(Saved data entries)
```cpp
template <int CIN, int CHID, int COUT, int NT, int NET, int ED>
__global__ __launch_bounds__(GF_TPB) void gine_quad_fwd_kernel(GineFArgs a) {
  typedef GineQ<CIN, CHID, COUT, NT, NET, ED> Q;
  constexpr int KE = Q::KE, XW = Q::XW, CINP = Q::CINP, MI = Q::MI, MH = Q::MH, MO = Q::MO;
  constexpr int FE = 0, F0 = FE + Q::GE::NFRAG * 64, F1 = F0 + Q::G0::NFRAG * 64, VBE = F1 + Q::G1::NFRAG * 64,
                VB0 = VBE + CINP, VB1 = VB0 + CHID, FSZ = VB1 + COUT;
  extern __shared__ __attribute__((aligned(16))) float lds[];
  float* frag = lds;
  const int lane0 = threadIdx.x & 63, w = threadIdx.x >> 6;
  float* rows = frag + FSZ + w * Q::ROWS;
  stage_fragments<typename Q::GE, GF_TPB>(frag + FE, a.we);
  stage_fragments<typename Q::G0, GF_TPB>(frag + F0, a.w0);
  stage_fragments<typename Q::G1, GF_TPB>(frag + F1, a.w1);
  stage_biases<CIN, CINP, CHID, COUT, GF_TPB>(frag + VBE, frag + VB0, frag + VB1, a.be, a.b0, a.b1);
  __syncthreads();

  const f4 zero = {0.f, 0.f, 0.f, 0.f};
  const float eps1 = 1.0f + a.eps[0];
  const int64_t ntiles = (a.N + TILE - 1) / TILE;
  for (int64_t tile = (int64_t)blockIdx.x * GF_WPB + w; tile < ntiles; tile += (int64_t)gridDim.x * GF_WPB) {
    const int64_t n0 = tile * TILE;
    const int nn = (int)((a.N - n0 < TILE) ? (a.N - n0) : TILE);
    const int32_t e0 = a.rowptr[n0], e1 = a.rowptr[n0 + nn];
    for (int k = lane0; k < Q::ROWS / 4; k += WAVE) reinterpret_cast<f4*>(rows)[k] = zero;
    WAVE_LDS_SYNC();
    for (int32_t c0 = e0; c0 < e1; c0 += NTL * TILE) {
      const int lane = opaque_lane(lane0), i = lane & 15, g = lane >> 4;
// ... 44 lines not shown
    }
    {
      const int lane = opaque_lane(lane0), i = lane & 15, g = lane >> 4;
      const bool valid = i < nn;
      const int64_t n = n0 + i;
      float bh[1][Q::KIn::steps];
      f4 xi[MI];
      node_inputs<Q, CIN, NT, G_PIN>(a, n, valid, n0, g, xi);
#pragma unroll
      for (int mt = 0; mt < MI; ++mt) {
        const f4 ag = *reinterpret_cast<const f4*>(rows + i * CINP + 16 * mt + 4 * g);
        if (a.agg_out && valid) *reinterpret_cast<f4*>(a.agg_out + n * CINP + 16 * mt + 4 * g) = ag;
#pragma unroll
        for (int r = 0; r < 4; ++r) bh[0][4 * mt + r] = fmaf(eps1, xi[mt][r], ag[r]);
      }
      float bt[1][Q::KHid::steps];
#pragma unroll
      for (int mt = 0; mt < MH; ++mt) {
        f4 acc[1] = {*reinterpret_cast<const f4*>(frag + VB0 + 16 * mt + 4 * g)};
        apply<typename Q::G0, 1>(frag + F0, mt, bh, acc, lane);
#pragma unroll
        for (int r = 0; r < 4; ++r) bt[0][4 * mt + r] = acc[0][r] > 0.f ? acc[0][r] : acc[0][r] * a.slope;
      }
#pragma unroll
      for (int mt = 0; mt < MO; ++mt) {
        f4 acc[1] = {*reinterpret_cast<const f4*>(frag + VB1 + 16 * mt + 4 * g)};
        apply<typename Q::G1, 1>(frag + F1, mt, bt, acc, lane);
        f4 y;
#pragma unroll
        for (int r = 0; r < 4; ++r) y[r] = acc[0][r] > 0.f ? acc[0][r] : acc[0][r] * a.slope;
        if (valid) {
          y = y * gine_dropout<COUT>(a.mask, a.rng, n, mt, g);
          *reinterpret_cast<f4*>(a.out + n * COUT + 16 * mt + 4 * g) = y;
        }
      }
    }
    WAVE_LDS_SYNC();
  }
}

template <int CIN, int CHID, int COUT, int NT, int NET, int ED>
int launch_fwd(GineFArgs& a, hipStream_t st) {
  typedef GineQ<CIN, CHID, COUT, NT, NET, ED> Q;
  const int64_t tiles = (a.N + TILE - 1) / TILE;
  int64_t wgs = (tiles + GF_WPB - 1) / GF_WPB;
  static const int cap = [] {
    const char* e = getenv("CGVP_GINE_FWD_WGS");
    const int v = e ? atoi(e) : 0;
    return v >= 1 ? v : 1024;
  }();
  const int G = (int)(wgs < 1 ? 1 : (wgs > cap ? cap : wgs));
  const size_t lds = (size_t)((Q::GE::NFRAG + Q::G0::NFRAG + Q::G1::NFRAG) * 64 + Q::CINP + CHID + COUT + GF_WPB * Q::ROWS) * sizeof(float);
  CGVP_SET_DYN_LDS_ONCE((gine_quad_fwd_kernel<CIN, CHID, COUT, NT, NET, ED>), lds);
  hipLaunchKernelGGL((gine_quad_fwd_kernel<CIN, CHID, COUT, NT, NET, ED>), dim3(G), dim3(GF_TPB), lds, st, a);
  return 0;
}

template <int CIN, int CHID, int COUT, int NT, int NET, int ED>
int launch(GineQArgs& a, int cap, int* rows, int* row_len, hipStream_t st) {
  typedef GineQ<CIN, CHID, COUT, NT, NET, ED> Q;
  constexpr int GQ_WPB = Q::WPB, GQ_TPB = Q::TPB;
  const int64_t tiles = (a.N + TILE - 1) / TILE;
  int64_t wgs = (tiles + GQ_WPB - 1) / GQ_WPB;
  const int G = (int)(wgs < 1 ? 1 : (wgs > cap ? cap : wgs));
  if (a.g_eattr) {
    typedef GineQ<CIN, CHID, COUT, NT, NET, ED, true> QE;
    static_assert(QE::TPB == Q::TPB && QE::L_SIZE == Q::L_SIZE, "same workgroup shape and slab row");
    const size_t ldse = (size_t)QE::LDS_FLOATS * sizeof(float);
    if (a.g_edge) {
      if (!(a.agg_in && a.pos_in)) return CGVP_ERR_NONDETERMINISTIC;
      CGVP_SET_DYN_LDS_ONCE((gine_quad_bwd_kernel<CIN, CHID, COUT, NT, NET, ED, true, true, true>), ldse);
      hipLaunchKernelGGL((gine_quad_bwd_kernel<CIN, CHID, COUT, NT, NET, ED, true, true, true>), dim3(G), dim3(GQ_TPB), ldse, st, a);
    } else if (a.agg_in && a.pos_in) {
      CGVP_SET_DYN_LDS_ONCE((gine_quad_bwd_kernel<CIN, CHID, COUT, NT, NET, ED, true, false, true>), ldse);
      hipLaunchKernelGGL((gine_quad_bwd_kernel<CIN, CHID, COUT, NT, NET, ED, true, false, true>), dim3(G), dim3(GQ_TPB), ldse, st, a);
    } else {
      CGVP_SET_DYN_LDS_ONCE((gine_quad_bwd_kernel<CIN, CHID, COUT, NT, NET, ED, false, false, true>), ldse);
      hipLaunchKernelGGL((gine_quad_bwd_kernel<CIN, CHID, COUT, NT, NET, ED, false, false, true>), dim3(G), dim3(GQ_TPB), ldse, st, a);
    }
    *rows = G;
    *row_len = Q::L_SIZE;
    return 0;
  }
  const size_t lds = (size_t)Q::LDS_FLOATS * sizeof(float);
  if (a.g_edge) {
    if (!(a.agg_in && a.pos_in)) return CGVP_ERR_NONDETERMINISTIC;
    CGVP_SET_DYN_LDS_ONCE((gine_quad_bwd_kernel<CIN, CHID, COUT, NT, NET, ED, true, true>), lds);
    hipLaunchKernelGGL((gine_quad_bwd_kernel<CIN, CHID, COUT, NT, NET, ED, true, true>), dim3(G), dim3(GQ_TPB), lds, st, a);
  } else if (a.agg_in && a.pos_in) {
    CGVP_SET_DYN_LDS_ONCE((gine_quad_bwd_kernel<CIN, CHID, COUT, NT, NET, ED, true>), lds);
    hipLaunchKernelGGL((gine_quad_bwd_kernel<CIN, CHID, COUT, NT, NET, ED, true>), dim3(G), dim3(GQ_TPB), lds, st, a);
  } else {
    CGVP_SET_DYN_LDS_ONCE((gine_quad_bwd_kernel<CIN, CHID, COUT, NT, NET, ED, false>), lds);
    hipLaunchKernelGGL((gine_quad_bwd_kernel<CIN, CHID, COUT, NT, NET, ED, false>), dim3(G), dim3(GQ_TPB), lds, st, a);
  }
  *rows = G;
  *row_len = Q::L_SIZE;
  return 0;
}

}

namespace quad {

int gine_bwd(int cin, int chid, int cout, int nt, int net, int ed, const float* x, const int64_t* ntypes,
             const float* eattr, const int64_t* etypes, const int32_t* rowptr, const int32_t* eperm,
             const int32_t* esrc, const int32_t* edst, int64_t N, const cgvp_gine_w* w, float slope,
             const float* mask, gvp::RngArgs rng, const float* g_out, float* g_x, float* slab, int max_workgroups,
             int* rows, int* row_len, hipStream_t st, const float* agg_in, const uint16_t* pos_in,
             float* g_edge, float* g_self, float* g_eattr, int eattr_accum) {
  const int cap = max_workgroups <= 0 ? kGineBwdDefaultGrid : (max_workgroups > kGineBwdMaxGrid ? kGineBwdMaxGrid : max_workgroups);
  if (((uintptr_t)agg_in & 15) || ((uintptr_t)pos_in & 1)) return CGVP_ERR_BAD_ARG;
  GineQArgs a{x, ntypes, eattr, etypes, rowptr, eperm, esrc, edst, N, w->eps, w->we, w->be, w->w0, w->b0,
              w->w1, w->b1, slope, mask, rng, g_out, g_x, slab, agg_in, pos_in, g_edge, g_self, g_eattr, eattr_accum};
  if (cin == 52 && chid == 16 && cout == 16 && nt == 11 && net == 5 && ed == 9) return launch<52, 16, 16, 11, 5, 9>(a, cap, rows, row_len, st);
  if (cin == 52 && chid == 16 && cout == 16 && nt == 0 && net == 5 && ed == 9) return launch<52, 16, 16, 0, 5, 9>(a, cap, rows, row_len, st);
  if (cin == 16 && chid == 64 && cout == 64 && nt == 0 && net == 5 && ed == 9) return launch<16, 64, 64, 0, 5, 9>(a, cap, rows, row_len, st);
  if (cin == 16 && chid == 16 && cout == 16 && nt == 0 && net == 5 && ed == 9) return launch<16, 16, 16, 0, 5, 9>(a, cap, rows, row_len, st);
  return CGVP_ERR_UNSUPPORTED_DIMS;
}

int gine_fwd(int cin, int chid, int cout, int nt, int net, int ed, const float* x, const int64_t* ntypes,
             const float* eattr, const int64_t* etypes, const int32_t* rowptr, const int32_t* eperm,
             const int32_t* esrc, const int32_t* edst, int64_t N, const cgvp_gine_w* w, float slope,
             const float* mask, gvp::RngArgs rng, float* out, float* agg_out, uint16_t* pos_out, hipStream_t st) {
  if ((uintptr_t)agg_out & 15) return CGVP_ERR_BAD_ARG;
  GineFArgs a{x, ntypes, eattr, etypes, rowptr, eperm, esrc, edst, N, w->eps, w->we, w->be, w->w0, w->b0,
              w->w1, w->b1, slope, mask, rng, out, agg_out, pos_out};
  if (cin == 52 && chid == 16 && cout == 16 && nt == 11 && net == 5 && ed == 9) return launch_fwd<52, 16, 16, 11, 5, 9>(a, st);
  if (cin == 52 && chid == 16 && cout == 16 && nt == 0 && net == 5 && ed == 9) return launch_fwd<52, 16, 16, 0, 5, 9>(a, st);
  if (cin == 16 && chid == 64 && cout == 64 && nt == 0 && net == 5 && ed == 9) return launch_fwd<16, 64, 64, 0, 5, 9>(a, st);
  if (cin == 16 && chid == 16 && cout == 16 && nt == 0 && net == 5 && ed == 9) return launch_fwd<16, 16, 16, 0, 5, 9>(a, st);
  return 1;
}

}

#ifdef CGVP_STAMPS
extern "C" int cgvp_debug_set_stamp_buffer_gine(unsigned long long* buf) {
  return (int)hipMemcpyToSymbol(HIP_SYMBOL(g_stamp_buf_gine), &buf, sizeof(buf));
}
#endif
```

### caster-dta_amd/csrc/gvp_internal.h

```cpp
#pragma once
#include <hip/hip_runtime.h>
#include <stdint.h>

#include "../../include/caster_gvp.h"
#include "gvp_math.h"
#include "gvp_rng.h"

constexpr int POLICY_F32 = 0, POLICY_BF16 = 1, POLICY_GVPDEF = 2, POLICY_LINEAR = 3;

struct QuadOffsets {
  int emb, conv0, node0, layer_stride, head, total;
  int embT, convT0, nodeT0, layerT_stride, headT;
};

#ifndef CGVP_BWD_MAX_GRID
#define CGVP_BWD_MAX_GRID 240
#endif
constexpr int kBwdMaxGrid = CGVP_BWD_MAX_GRID;

#include <atomic>
#define CGVP_SET_DYN_LDS_ONCE(FN, BYTES)                                                                                      \
  do {                                                                                                                        \
    static std::atomic<uint64_t> cgvp_done_{0};                                                                               \
    int cgvp_dev_ = 0;                                                                                                        \
// ... 29 lines not shown
                    int bf16, hipStream_t st);
int head_bwd(const float* img_head, const float* imgT_head, const float* h_out, const float* g_out, int64_t N,
             float* g_h_out, float* slab, int* grid, int bf16, hipStream_t st);
int node_head_bwd(const float* img_head, const float* imgT_head, const float* h_out, const float* g_out, float* g_h_out,
                  float* head_slab, const float* img_node, const float* imgT_node, const float* h, const float* dh,
                  const float* mask0, const float* mask1, gvp::RngArgs rng, int64_t N, float* g_dh, float* g_h,
                  float* zero_rows, float* slab, int* grid, int bf16, hipStream_t st);
int conv_bwd(int nt_edge, const float* img, const float* imgT, const float* h, const float* e_emb,
             const int32_t* rowptr, const int32_t* esrc, const int32_t* edst, int64_t N, int64_t E, int mean,
             const float* g_dh, float* g_src, float* g_dst, float* g_e, float* slab, int* grid, int bf16, hipStream_t st,
             float* g_edge = nullptr, float* slot = nullptr);
int conv_bwd_max_waves();
int64_t src_index_work_ints(int64_t N, int64_t E);
int src_index(const int32_t* rowptr, const int32_t* esrc, int64_t N, int64_t E, int32_t* sptr, int32_t* spos,
              int32_t* work, hipStream_t st);
int src_sum(int width, const float* rows, const float* self, const int32_t* sptr, const int32_t* spos,
            const int32_t* rowptr, const float* slot, int64_t waves, int64_t N, float* out, hipStream_t st);
struct DetBufs { const int32_t* sptr; const int32_t* spos; float* rows; float* slot; };
int conv_bwd_entry(const cgvp_dims* dims, const cgvp_layout* layout, const float* image, int32_t layer,
                   const float* h, const float* e_emb, const int32_t* rowptr, const int32_t* esrc,
                   const int32_t* edst, int64_t N, int64_t E, int32_t aggr_mean, const float* g_dh, float* g_src,
                   int32_t g_src_zeroed, float* g_dst, float* g_e, float* grad_params, float* workspace,
                   cgvp_segment* segs, int32_t* nsegs, void* stream, const DetBufs* det);
bool deterministic_env();
int edge_embed_bwd(int nt_edge, const float* img, const float* imgT, const float* e_s, const float* e_v,
                   const int64_t* etypes, const int32_t* eperm, int64_t E, const float* const* g_e, int n_g,
                   float* g_e_s, float* g_e_v, float* slab, int* grid, int bf16, hipStream_t st);
constexpr int kEdgeRow = 36;
int node_embed_bwd(int nt_node, const float* img, const float* imgT, const float* x_s, const float* x_v,
                   const int64_t* ntypes, int64_t N, const float* g_up0, const float* g_up1, const float* g_up2,
                   float* g_x_s, float* g_x_v, float* slab, int* grid, int bf16, hipStream_t st);
constexpr int kGineBwdMaxGrid = 256;
constexpr int kGineBwdDefaultGrid = 16;
int gine_bwd(int cin, int chid, int cout, int nt, int net, int ed, const float* x, const int64_t* ntypes,
             const float* eattr, const int64_t* etypes, const int32_t* rowptr, const int32_t* eperm,
             const int32_t* esrc, const int32_t* edst, int64_t N, const cgvp_gine_w* w, float slope,
             const float* mask, gvp::RngArgs rng, const float* g_out, float* g_x, float* slab, int max_workgroups, int* rows,
             int* row_len, hipStream_t st, const float* agg_in = nullptr, const uint16_t* pos_in = nullptr,
             float* g_edge = nullptr, float* g_self = nullptr,
             float* g_eattr = nullptr, int eattr_accum = 0);
int gine_fwd(int cin, int chid, int cout, int nt, int net, int ed, const float* x, const int64_t* ntypes,
             const float* eattr, const int64_t* etypes, const int32_t* rowptr, const int32_t* eperm,
             const int32_t* esrc, const int32_t* edst, int64_t N, const cgvp_gine_w* w, float slope,
             const float* mask, gvp::RngArgs rng, float* out, float* agg_out, uint16_t* pos_out, hipStream_t st);
int reduce_slab(const float* slab, int rows, int stride, int col0, int len, float* dst, hipStream_t st);
int reduce_segments(const cgvp_segment* segs, int nsegs, float* grad_params, hipStream_t st, int overwrite = 0,
                    bool store_only = false);
int bwd_block_sizes(int nt_node, int nt_edge, int* emb, int* conv_edge, int* conv_total, int* node, int* head);
void zero_words(void* p, size_t words, hipStream_t s);
int csr_build(const int64_t* edge_index, int64_t N, int64_t E, int32_t* rowptr, int32_t* eperm, int32_t* esrc,
              int32_t* edst, int32_t* work, int work_is_zero, int32_t* ids_scratch, unsigned long long* rng_state,
              unsigned long long* rng_out, hipStream_t stream);
}
```

### caster-dta_amd/csrc/pass_api.hip

```cpp
#include <hip/hip_runtime.h>
#include <stdint.h>
#include <stdlib.h>

#include <atomic>
#include <mutex>
#include <vector>

#include "gvp_internal.h"

namespace {
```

Your task: Looking at the records above, say how many of their lines include the word "long", with no other words.

Solution to the exercise: 3